+template <bool HAS2, int RB = 4, int WPE = HAS2 ? 2 : 4>
+__global__ __launch_bounds__(512, WPE) void bn_act_fwd_sliced_kernel(const bf16_t* __restrict__ y, const bf16_t* __restrict__ y2, BnSliceIn in,
+                                                                   bf16_t* __restrict__ out, int rows, int C, int act_rt, int rpc) {
+  __shared__ double s_acc[kBnSliceAccBytes / 8];
+  __shared__ __attribute__((aligned(16))) float s_tab[kBnSliceTabFloats];
+  constexpr int V = 8;
+  const int tid = threadIdx.x, cl = tid & 7, rl = tid >> 3;
+  const int c0 = blockIdx.x * kSlCh, c = c0 + cl * V;
+  const int r0 = blockIdx.y * rpc, r1 = min(r0 + rpc, rows);
+  uint4 ry[RB], rr[RB];
+  auto load_rows = [&](int base, uint4 (&dy_)[RB], uint4 (&dr_)[RB]) {
+#pragma unroll
+    for (int u = 0; u < RB; ++u) {
+      const uint32_t off = (uint32_t)min(base + rl + u * kSlLanes, rows - 1) * (uint32_t)C + (uint32_t)c;
+      dy_[u] = Vec<bf16_t>::raw(y + off);
+      if (HAS2) dr_[u] = Vec<bf16_t>::raw(y2 + off);
+    }
+  };
+  load_rows(r0, ry, rr);
+  bn_slice_finalize<HAS2>(in, C, c0, blockIdx.y == 0, s_acc, s_tab);
+  float a[V], b[V], a2[V], b2[V];
+  lds_vec8(s_tab + cl * V, a); lds_vec8(s_tab + kBnSliceCh + cl * V, b);
+  if (HAS2) { lds_vec8(s_tab + 4 * kBnSliceCh + cl * V, a2); lds_vec8(s_tab + 5 * kBnSliceCh + cl * V, b2); }
+  with_act(act_rt, [&](auto act_c) {
+  constexpr int act = decltype(act_c)::value;
+  for (int base = r0;;) {
+    const int nbase = base + RB * kSlLanes;
+    const bool more = nbase < r1;
+    uint4 ny[RB], nr[RB];
+    if (more) load_rows(nbase, ny, nr);
+#pragma unroll
+    for (int u = 0; u < RB; ++u) {
+      const int r = base + rl + u * kSlLanes;
+      float v[V], w[V], o[V];
+      Vec<bf16_t>::unpack(ry[u], v);
+#pragma unroll
+      for (int j = 0; j < V; ++j) o[j] = fmaf(v[j], a[j], b[j]);
+      if (HAS2) {
+        Vec<bf16_t>::unpack(rr[u], w);
+#pragma unroll
+        for (int j = 0; j < V; ++j) o[j] += fmaf(w[j], a2[j], b2[j]);
+      }
+#pragma unroll
+      for (int j = 0; j < V; ++j) o[j] = act_fwd(o[j], act);
+      if (r < r1) Vec<bf16_t>::store(out + (uint32_t)r * (uint32_t)C + (uint32_t)c, o);
+    }
+    if (!more) break;
+#pragma unroll
+    for (int u = 0; u < RB; ++u) { ry[u] = ny[u]; if (HAS2) rr[u] = nr[u]; }
+    base = nbase;
+  }
+  });
+}
+
+static int bn_fwd_sliced_rpc(int64_t rows, int64_t C) {
+  static const int forced = getenv("LASR_BN_FWD_SLICED") ? atoi(getenv("LASR_BN_FWD_SLICED")) : 0;
+  const int target = forced > 0 ? forced : 256;
+  const int64_t slices = C / kSlCh;
+  const int64_t nchunk = std::max<int64_t>(1, std::min<int64_t>(target / slices, rows / kSlLanes));
+  return (int)cdiv(rows, nchunk);
+}
+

· · · · ·

**Aim of the task:**
Retype each line of the data exactly as it reads.

**Output of the task:**
+template <bool HAS2, int RB = 4, int WPE = HAS2 ? 2 : 4>
+__global__ __launch_bounds__(512, WPE) void bn_act_fwd_sliced_kernel(const bf16_t* __restrict__ y, const bf16_t* __restrict__ y2, BnSliceIn in,
+                                                                   bf16_t* __restrict__ out, int rows, int C, int act_rt, int rpc) {
+  __shared__ double s_acc[kBnSliceAccBytes / 8];
+  __shared__ __attribute__((aligned(16))) float s_tab[kBnSliceTabFloats];
+  constexpr int V = 8;
+  const int tid = threadIdx.x, cl = tid & 7, rl = tid >> 3;
+  const int c0 = blockIdx.x * kSlCh, c = c0 + cl * V;
+  const int r0 = blockIdx.y * rpc, r1 = min(r0 + rpc, rows);
+  uint4 ry[RB], rr[RB];
+  auto load_rows = [&](int base, uint4 (&dy_)[RB], uint4 (&dr_)[RB]) {
+#pragma unroll
+    for (int u = 0; u < RB; ++u) {
+      const uint32_t off = (uint32_t)min(base + rl + u * kSlLanes, rows - 1) * (uint32_t)C + (uint32_t)c;
+      dy_[u] = Vec<bf16_t>::raw(y + off);
+      if (HAS2) dr_[u] = Vec<bf16_t>::raw(y2 + off);
+    }
+  };
+  load_rows(r0, ry, rr);
+  bn_slice_finalize<HAS2>(in, C, c0, blockIdx.y == 0, s_acc, s_tab);
+  float a[V], b[V], a2[V], b2[V];
+  lds_vec8(s_tab + cl * V, a); lds_vec8(s_tab + kBnSliceCh + cl * V, b);
+  if (HAS2) { lds_vec8(s_tab + 4 * kBnSliceCh + cl * V, a2); lds_vec8(s_tab + 5 * kBnSliceCh + cl * V, b2); }
+  with_act(act_rt, [&](auto act_c) {
+  constexpr int act = decltype(act_c)::value;
+  for (int base = r0;;) {
+    const int nbase = base + RB * kSlLanes;
+    const bool more = nbase < r1;
+    uint4 ny[RB], nr[RB];
+    if (more) load_rows(nbase, ny, nr);
+#pragma unroll
+    for (int u = 0; u < RB; ++u) {
+      const int r = base + rl + u * kSlLanes;
+      float v[V], w[V], o[V];
+      Vec<bf16_t>::unpack(ry[u], v);
+#pragma unroll
+      for (int j = 0; j < V; ++j) o[j] = fmaf(v[j], a[j], b[j]);
+      if (HAS2) {
+        Vec<bf16_t>::unpack(rr[u], w);
+#pragma unroll
+        for (int j = 0; j < V; ++j) o[j] += fmaf(w[j], a2[j], b2[j]);
+      }
+#pragma unroll
+      for (int j = 0; j < V; ++j) o[j] = act_fwd(o[j], act);
+      if (r < r1) Vec<bf16_t>::store(out + (uint32_t)r * (uint32_t)C + (uint32_t)c, o);
+    }
+    if (!more) break;
+#pragma unroll
+    for (int u = 0; u < RB; ++u) { ry[u] = ny[u]; if (HAS2) rr[u] = nr[u]; }
+    base = nbase;
+  }
+  });
+}
+
+static int bn_fwd_sliced_rpc(int64_t rows, int64_t C) {
+  static const int forced = getenv("LASR_BN_FWD_SLICED") ? atoi(getenv("LASR_BN_FWD_SLICED")) : 0;
+  const int target = forced > 0 ? forced : 256;
+  const int64_t slices = C / kSlCh;
+  const int64_t nchunk = std::max<int64_t>(1, std::min<int64_t>(target / slices, rows / kSlLanes));
+  return (int)cdiv(rows, nchunk);
+}
+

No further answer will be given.